Except for blood transfusion, 4 patients received emergency laparotomy, 1 patient who had delayed artery pseudoaneurysm after liver biopsy required transcatheter embolization, 2 patients who had post-biopsy active bleeding underwent ultrasound-guided microwave ablation and local thrombin injection, and 1 patient who had hemoperitoneum underwent percutaneous drainage of fluid collection.
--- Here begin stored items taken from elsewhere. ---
#ifndef ISMPC_KF_INLINE
#define ISMPC_KF_INLINE 0
#endif
#ifndef ISMPC_KF_MAIN
#define ISMPC_KF_MAIN 0
#endif
#ifndef ISMPC_KF_ROLLOUT
#define ISMPC_KF_ROLLOUT 0
#endif
template <int R, int LPI, int KF, bool SW = false>
__device__ __forceinline__ bool tick_group_core(const DevConst& c, const int lane, const QState& s, QOut& o, double* __restrict__ u_traj_inst,
                                                double2* __restrict__ lds_wave)
{
    constexpr int NT = ismpc::Tables::NT;
    const int N = c.N;
    const int li = lane & (LPI - 1);
    const double dt = c.dt;
    const Walk& w = s.w;
    const double x0 = s.x, y0 = s.y, z0 = s.z, xd0 = s.xd, yd0 = s.yd, zd0 = s.zd;
    const DevConst* P = SW ? c.sets + (s.ps >= 0 ? s.ps : 0) : nullptr;
    const double* p_vqT = SW ? P->vqT : c.vqT;
    const double p_z_lo = SW ? P->z_lo : c.z_lo, p_z_hi = SW ? P->z_hi : c.z_hi;
    const double p_inv_mass = SW ? P->inv_mass : c.inv_mass, p_inv_eta = SW ? P->inv_eta : c.inv_eta;
    const double p_half_run = SW ? P->half_run : c.half_run, p_half_first = SW ? P->half_first : c.half_first;
    const double* p_tailx = SW ? P->tailx : c.tailx; const double* p_taily = SW ? P->taily : c.taily;
    const double p_dt_over_mass = SW ? P->dt_over_mass : c.dt_over_mass, p_h_des = SW ? P->h_des : c.h_des;
    int idx;
    const int gate_status = gate_tick(c, w, idx) | ((SW && s.ps < 0) ? ISMPC_ST_BAD_INDEX : 0);
    int status = gate_status;
    const bool run = gate_status == 0;
    if (!run) idx = 0;
    const int n0 = li * R;
    STAMP_DECL;
    STAMP(1);

    const int pat = (run && w.fc > 1 && w.mpc < c.npat) ? w.mpc : c.npat;
    const double2* T = reinterpret_cast<const double2*>(p_vqT) + (size_t)pat * (R * 3 * LPI) + li;
    constexpr int MIDM = midm<R>();
    double2* Lm = lds_wave + (lane / LPI) * (LPI * MIDM);
#pragma unroll
    for (int k = 0; k < R; ++k) {
        const int j = k * LPI + li;
        Lm[(j / R) * MIDM + (j % R)] = reinterpret_cast<const double2*>(c.midxy)[min(idx + j, c.nmid - 1)];
    }
    double u[R], su[R];
    double smin = INFINITY, smax = -INFINITY;
#pragma unroll
    for (int r = 0; r < R; ++r) {
        const double2 t01 = T[(3 * r) * LPI], t23 = T[(3 * r + 1) * LPI], t45 = T[(3 * r + 2) * LPI];
        u[r] = fma(zd0, t23.x, fma(z0, t01.y, t01.x));
        su[r] = fma(zd0, t45.y, fma(z0, t45.x, t23.y));
        if (n0 + r < N) { smin = fmin(smin, su[r]); smax = fmax(smax, su[r]); }
    }
    if (!c.flat) {
        int elo = 0, ne = 0;
        if (pat < c.npat) { elo = c.e_lo[pat]; ne = c.ne[pat]; }
        const int pp = pat < c.npat ? pat : 0;
        int nemax = 0;
#pragma unroll
        for (int g = 0; g < 64; g += LPI) nemax = max(nemax, __builtin_amdgcn_readlane(ne, g));
        const double* dUr = (SW ? P->dU : c.dU) + (size_t)idx * NT;
        const double* sUr = (SW ? P->SdU : c.SdU) + (size_t)idx * NT;
        double du[R], ds[R];
#pragma unroll
        for (int r = 0; r < R; ++r) { du[r] = dUr[n0 + r]; ds[r] = sUr[n0 + r]; }
        for (int e = 0; e < nemax; ++e) {
            const bool on = e < ne;
            const double ue = on ? dUr[elo + e] : 0.0;
            const double* wr = (SW ? P->Wt : c.Wt) + ((size_t)pp * c.Fmax + (on ? e : 0)) * NT + n0;
            const double* sr = (SW ? P->SW : c.SW) + ((size_t)pp * c.Fmax + (on ? e : 0)) * NT + n0;
#pragma unroll
            for (int r = 0; r < R; ++r) { du[r] = fma(-wr[r], ue, du[r]); ds[r] = fma(-sr[r], ue, ds[r]); }
        }
        smin = INFINITY; smax = -INFINITY;
#pragma unroll
        for (int r = 0; r < R; ++r) {
            const int n = n0 + r;
            u[r] += du[r]; su[r] += ds[r];
            if (n >= elo && n < elo + ne) u[r] = 0.0;
            if (n < N) { smin = fmin(smin, su[r]); smax = fmax(smax, su[r]); }
        }
    }
    const double zlo_t = p_z_lo - 1e-11 * fmax(1.0, fabs(p_z_lo)), zhi_t = p_z_hi + 1e-11 * fmax(1.0, fabs(p_z_hi));
    const bool viol = smin < zlo_t || smax > zhi_t;
    const unsigned long long vmask = __builtin_amdgcn_ballot_w64(viol);
    const bool deferred = run && (((vmask >> (lane & (64 - LPI))) & ((1ull << LPI) - 1ull)) != 0ull);
    if (deferred) status |= ISMPC_ST_Z_INEQ_ACTIVE;

    double ch1[R], s1[R], s2[R], lam0_l = 0.0;
    bool big = false, mid = false;
    {
        double wv_[R], le_[R];
#pragma unroll
        for (int r = 0; r < R; ++r) {
            const double2 tq = reinterpret_cast<const double2*>(c.tzgT)[r * LPI + li];
            const double zpos = su[r] + fma(tq.x, zd0, z0) + tq.y;
            const double zacc = fma(p_inv_mass, u[r], -c.g);
            const double lam = (c.g + zacc) * frcp(zpos);
            if (r == 0) lam0_l = lam;
            le_[r] = (lam < c.gate) ? 0.0 : lam;
            const double dtn = (n0 + r < N) ? dt : 0.0;
            wv_[r] = le_[r] * dtn * dtn;
            s1[r] = dtn;
            big = big || (wv_[r] > 0.25);
            mid = mid || (wv_[r] > 0.004);
        }
        if (__builtin_amdgcn_ballot_w64(mid) == 0) {
#pragma unroll
            for (int r = 0; r < R; ++r) {
                const double wv = wv_[r];
                double P = 1.0 / 5040.0, Q = 1.0 / 40320.0;
                P = fma(P, wv, 1.0 / 120.0);         Q = fma(Q, wv, 1.0 / 720.0);
                P = fma(P, wv, 1.0 / 6.0);           Q = fma(Q, wv, 1.0 / 24.0);
                P = fma(P, wv, 1.0);                 Q = fma(Q, wv, 0.5);
                ch1[r] = wv * Q; s1[r] = s1[r] * P; s2[r] = le_[r] * s1[r];
            }
        } else {
            const bool gmid = ((__builtin_amdgcn_ballot_w64(mid) >> (lane & (64 - LPI))) & ((LPI == 64) ? ~0ull : ((1ull << LPI) - 1ull))) != 0ull;
#pragma unroll
            for (int r = 0; r < R; ++r) {
                const double wv = wv_[r], dtn = s1[r];
                double P = 1.0 / 1307674368000.0, Q = 1.0 / 20922789888000.0;
                P = fma(P, wv, 1.0 / 6227020800.0);  Q = fma(Q, wv, 1.0 / 87178291200.0);
                P = fma(P, wv, 1.0 / 39916800.0);    Q = fma(Q, wv, 1.0 / 479001600.0);
                P = fma(P, wv, 1.0 / 362880.0);      Q = fma(Q, wv, 1.0 / 3628800.0);
                P = gmid ? fma(P, wv, 1.0 / 5040.0) : 1.0 / 5040.0;   Q = gmid ? fma(Q, wv, 1.0 / 40320.0) : 1.0 / 40320.0;
                P = fma(P, wv, 1.0 / 120.0);         Q = fma(Q, wv, 1.0 / 720.0);
                P = fma(P, wv, 1.0 / 6.0);           Q = fma(Q, wv, 1.0 / 24.0);
                P = fma(P, wv, 1.0);                 Q = fma(Q, wv, 0.5);
                ch1[r] = wv * Q; s1[r] = dtn * P; s2[r] = le_[r] * s1[r];
                if (__builtin_amdgcn_ballot_w64(big) != 0 && wv > 0.25) {
                    const double x = sqrt(wv);
                    ch1[r] = cosh(x) - 1.0; s1[r] = dtn * (sinh(x) / x); s2[r] = le_[r] * s1[r];
                }
            }
        }
    }
    M2 Y = (M2){1.0 + ch1[0], s1[0], s2[0], 1.0 + ch1[0]};
#pragma unroll
    for (int r = 1; r < R; ++r) Y = mul((M2){1.0 + ch1[r], s1[r], s2[r], 1.0 + ch1[r]}, Y);
    STAMP(2);
    grp_scan_step<LPI, 0>(Y, li); grp_scan_step<LPI, 1>(Y, li); grp_scan_step<LPI, 2>(Y, li); grp_scan_step<LPI, 3>(Y, li);
    grp_scan_step<LPI, 4>(Y, li);
    const double ie = p_inv_eta;
    const double cva = fma(ie, Y.c, Y.a), cvb = fma(ie, Y.d, Y.b);
    double c0 = Grp<LPI>::next_or(1.0, cva, li), c1 = Grp<LPI>::next_or(ie, cvb, li);
    double a[R];
#pragma unroll
    for (int r = R - 1; r >= 0; --r) {
        a[r] = -fma(c0, ch1[r], c1 * s2[r]);
        const double k0 = fma(c0, ch1[r], fma(c1, s2[r], c0)), k1 = fma(c1, ch1[r], fma(c0, s1[r], c1));
        c0 = k0; c1 = k1;
    }
    const double h = (w.fc > 1) ? p_half_run : p_half_first;
    double q0 = 0.0, s_ax = 0.0, s_ay = 0.0, mx0 = 0.0, my0 = 0.0;
    __builtin_amdgcn_fence(__ATOMIC_SEQ_CST, "wavefront"); __builtin_amdgcn_wave_barrier();
#pragma unroll
    for (int r = 0; r < R; ++r) {
        const int n = n0 + r;
        const double2 mq = Lm[li * MIDM + r];
        const double mx = (n < N) ? mq.x : 0.0, my = (n < N) ? mq.y : 0.0;
        if (r == 0) { mx0 = mx; my0 = my; }
        q0 = fma(a[r], a[r], q0); s_ax = fma(a[r], mx, s_ax); s_ay = fma(a[r], my, s_ay);
    }
    q0 = Grp<LPI>::sum(q0); s_ax = Grp<LPI>::sum(s_ax); s_ay = Grp<LPI>::sum(s_ay);
    const double bpx = Grp<LPI>::bcast0((p_tailx[idx] - fma(cva, x0, cvb * xd0)) - s_ax);
    const double bpy = Grp<LPI>::bcast0((p_taily[idx] - fma(cva, y0, cvb * yd0)) - s_ay);
    const double sgx = (bpx < 0.0) ? -1.0 : 1.0, sgy = (bpy < 0.0) ? -1.0 : 1.0;
    STAMP(3);
    const double Tq[2] = { fabs(bpx), fabs(bpy) };
    const double iq0 = frcp(q0);
    double tau[2] = { Tq[0] * iq0, Tq[1] * iq0 };
    int its[2] = {1, 1}, prev[2] = {0, 0};
    bool live[2] = {true, true};
    int st3 = 0;
    if (!(q0 > 0.0)) {
#pragma unroll
        for (int ax = 0; ax < 2; ++ax) {
            tau[ax] = (Tq[ax] > 0.0) ? INFINITY : 0.0;
            if (Tq[ax] > 1e-300) st3 |= (ax == 0 ? ISMPC_ST_X_INFEASIBLE : ISMPC_ST_Y_INFEASIBLE);
        }
    }
    if constexpr (KF == 0) {
        for (int it = 0; it < N + 2; ++it) {
            if (__builtin_amdgcn_ballot_w64(live[0] || live[1]) == 0ull) break;
#pragma unroll
            for (int ax = 0; ax < 2; ++ax) {
                if (__builtin_amdgcn_ballot_w64(live[ax]) == 0ull) continue;
                int cl = 0;
#pragma unroll
                for (int r = 0; r < R; ++r) cl += (tau[ax] * fabs(a[r]) >= h) ? 1 : 0;
                const int cnt = Grp<LPI>::sum_i(cl);
                if (live[ax] && cnt == prev[ax]) live[ax] = false;
                if (__builtin_amdgcn_ballot_w64(live[ax]) == 0ull) continue;
                double ssat = 0.0, qfree = 0.0;
#pragma unroll
                for (int r = 0; r < R; ++r) {
                    const double ab = fabs(a[r]);
                    const bool sat = tau[ax] * ab >= h;
                    const double ms = sat ? 1.0 : 0.0, mf = sat ? 0.0 : 1.0;
                    ssat = fma(ms, ab, ssat); qfree = fma(mf, a[r] * a[r], qfree);
                }
                ssat = Grp<LPI>::sum(ssat); qfree = Grp<LPI>::sum(qfree);
                if (live[ax]) {
                    ++its[ax];
                    const double rem = fma(-h, ssat, Tq[ax]);
                    if (!(qfree > 0.0)) {
                        if (rem > fma(h * ssat, 1e-12, 1e-300)) st3 |= (ax == 0 ? ISMPC_ST_X_INFEASIBLE : ISMPC_ST_Y_INFEASIBLE);
                        tau[ax] = INFINITY; live[ax] = false;
                    } else {
                        const double tn = rem * frcp(qfree);
                        if (!(tn > tau[ax])) live[ax] = false;
                        else { tau[ax] = tn; prev[ax] = cnt; }
                    }
                }
            }
        }
    } else {
        for (int it = 0; it < N + 2; ++it) {
            if (__builtin_amdgcn_ballot_w64(live[0] || live[1]) == 0ull) break;
            int cl[2] = {0, 0};
            double ssat[2] = {0.0, 0.0}, qfree[2] = {0.0, 0.0};
#pragma unroll
            for (int ax = 0; ax < 2; ++ax) {
#pragma unroll
                for (int r = 0; r < R; ++r) {
                    const bool sat = tau[ax] * fabs(a[r]) >= h;
                    cl[ax] += sat ? 1 : 0; ssat[ax] += sat ? fabs(a[r]) : 0.0;
                    const double a2 = a[r] * a[r]; qfree[ax] += sat ? 0.0 : a2;
                }
            }
            const int cnt0 = Grp<LPI>::sum_i(cl[0]), cnt1 = Grp<LPI>::sum_i(cl[1]);
            ssat[0] = Grp<LPI>::sum(ssat[0]); ssat[1] = Grp<LPI>::sum(ssat[1]);
            qfree[0] = Grp<LPI>::sum(qfree[0]); qfree[1] = Grp<LPI>::sum(qfree[1]);
#pragma unroll
            for (int ax = 0; ax < 2; ++ax) {
                const int cnt = ax == 0 ? cnt0 : cnt1;
                if (live[ax] && cnt == prev[ax]) live[ax] = false;
                if (live[ax]) {
                    ++its[ax];
                    const double rem = fma(-h, ssat[ax], Tq[ax]);
                    if (!(qfree[ax] > 0.0)) {
                        if (rem > fma(h * ssat[ax], 1e-12, 1e-300)) st3 |= (ax == 0 ? ISMPC_ST_X_INFEASIBLE : ISMPC_ST_Y_INFEASIBLE);
                        tau[ax] = INFINITY; live[ax] = false;
                    } else {
                        const double tn = rem * frcp(qfree[ax]);
                        if (!(tn > tau[ax])) live[ax] = false;
                        else { tau[ax] = tn; prev[ax] = cnt; }
                    }
                }
            }
        }
    }

    STAMP(4);
    o.x = x0; o.y = y0; o.z = z0; o.xd = xd0; o.yd = yd0; o.zd = zd0;
    o.uz0 = 0.0; o.ux0 = 0.0; o.uy0 = 0.0; o.itx = 0; o.ity = 0;
    if (li == 0 && run) {
        o.uz0 = u[0];
        o.z = fma(dt, zd0, z0);
        o.zd = fma(p_dt_over_mass, o.uz0, zd0) - dt * c.g;
        if (isnan(o.z)) { o.z = p_h_des; status |= ISMPC_ST_Z_NAN; }
        if (isnan(o.zd)) { o.zd = 0.0; status |= ISMPC_ST_Z_NAN; }
        const double A0a = 1.0 + ch1[0], A0b = s1[0], A0c = s2[0];
        if (lam0_l > c.gate) {
            status |= st3; o.itx = its[0]; o.ity = its[1];
            const double sa0 = (a[0] < 0.0) ? -1.0 : 1.0;
            o.ux0 = fma(sgx * sa0, (fabs(a[0]) > 0.0) ? fmin(tau[0] * fabs(a[0]), h) : 0.0, mx0);
            o.uy0 = fma(sgy * sa0, (fabs(a[0]) > 0.0) ? fmin(tau[1] * fabs(a[0]), h) : 0.0, my0);
        } else status |= ISMPC_ST_FLIGHT;
        o.x  = fma(1.0 - A0a, o.ux0, fma(A0a, x0, A0b * xd0));
        o.xd = fma(-A0c, o.ux0, fma(A0c, x0, A0a * xd0));
        o.y  = fma(1.0 - A0a, o.uy0, fma(A0a, y0, A0b * yd0));
        o.yd = fma(-A0c, o.uy0, fma(A0c, y0, A0a * yd0));
    }
    o.status = status;
    if (u_traj_inst) {
        const bool stage3 = run && Grp<LPI>::bcast0(lam0_l) > c.gate;
#pragma unroll
        for (int r = 0; r < R; ++r) {
            const int n = n0 + r;
            if (n < N) {
                double vx = 0.0, vy = 0.0;
                if (stage3) {
                    const double sa = (a[r] < 0.0) ? -1.0 : 1.0;
                    vx = fma(sgx * sa, (fabs(a[r]) > 0.0) ? fmin(tau[0] * fabs(a[r]), h) : 0.0, c.midx[idx + n]);
                    vy = fma(sgy * sa, (fabs(a[r]) > 0.0) ? fmin(tau[1] * fabs(a[r]), h) : 0.0, c.midy[idx + n]);
                }
                u_traj_inst[n] = run ? u[r] : 0.0; u_traj_inst[N + n] = vx; u_traj_inst[2 * N + n] = vy;
            }
        }
    }
    return deferred;
}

Univariate correlates of the occurrence of major complications following ultrasound-guided PLB were age, patients with obstructive jaundice, prebiopsy hemoglobin level, fibrinogen less than 2 g/L, prebiopsy application of anticoagulants/antiplatelet medications, post-biopsy application of hemostatic medication and post-biopsy hemoglobin level. The objective of PLB, operator experience, biopsy technology, characteristics of targets, number of specimens and histological diagnosis were not contributing factors for major complications (Table 1). Multivariable analysis revealed that obstructive jaundice [odds ratio (OR): 6.698; 95% confidence interval (CI): 1.133-39.596; P = 0.036], fibrinogen less than 2 g/L (OR: 17.226; 95%CI: 2.647-112.102; P = 0.003), prebiopsy application of anticoagulants/antiplatelet medication (OR: 24.078; 95%CI: 1.678-345.495; P = 0.019), post-biopsy hemoglobin level (OR: 0.963; 95%CI: 0.942-0.985; P = 0.001) and age (OR: 1.096; 95%CI: 1.012-1.187; P = 0.025) were statistically associated with an increased risk of major complications after PLB (Table 2). The patients with obstructive jaundice had a 6.7-fold increased risk of major complications. The patients with a fibrinogen level less than 2 g/L had a 2.1% risk of major complications compared with 0.3% for the patients with a fibrinogen level greater than 2 g/L. Although strictly followed by the recommendations on the peri-biopsy administration of anticoagulants or antiplatelet medications, the risk of major complications was also significantly increased compared with the patients who had not used anticoagulants or antiplatelet medications. The post-biopsy hemoglobin level was a meaningful indicator for the occurrence of major complications, and the older patients were more likely to develop major complications following PLB. For all-cause 30-d mortality after PLB, the prebiopsy hemoglobin level (OR: 0.963; 95%CI: 0.928-0.999; P = 0.042) and post-biopsy hemoglobin level (OR: 0.958; 95%CI: 0.930-0.987; P = 0.005) were deemed statistically meaningful predictors (Table 2).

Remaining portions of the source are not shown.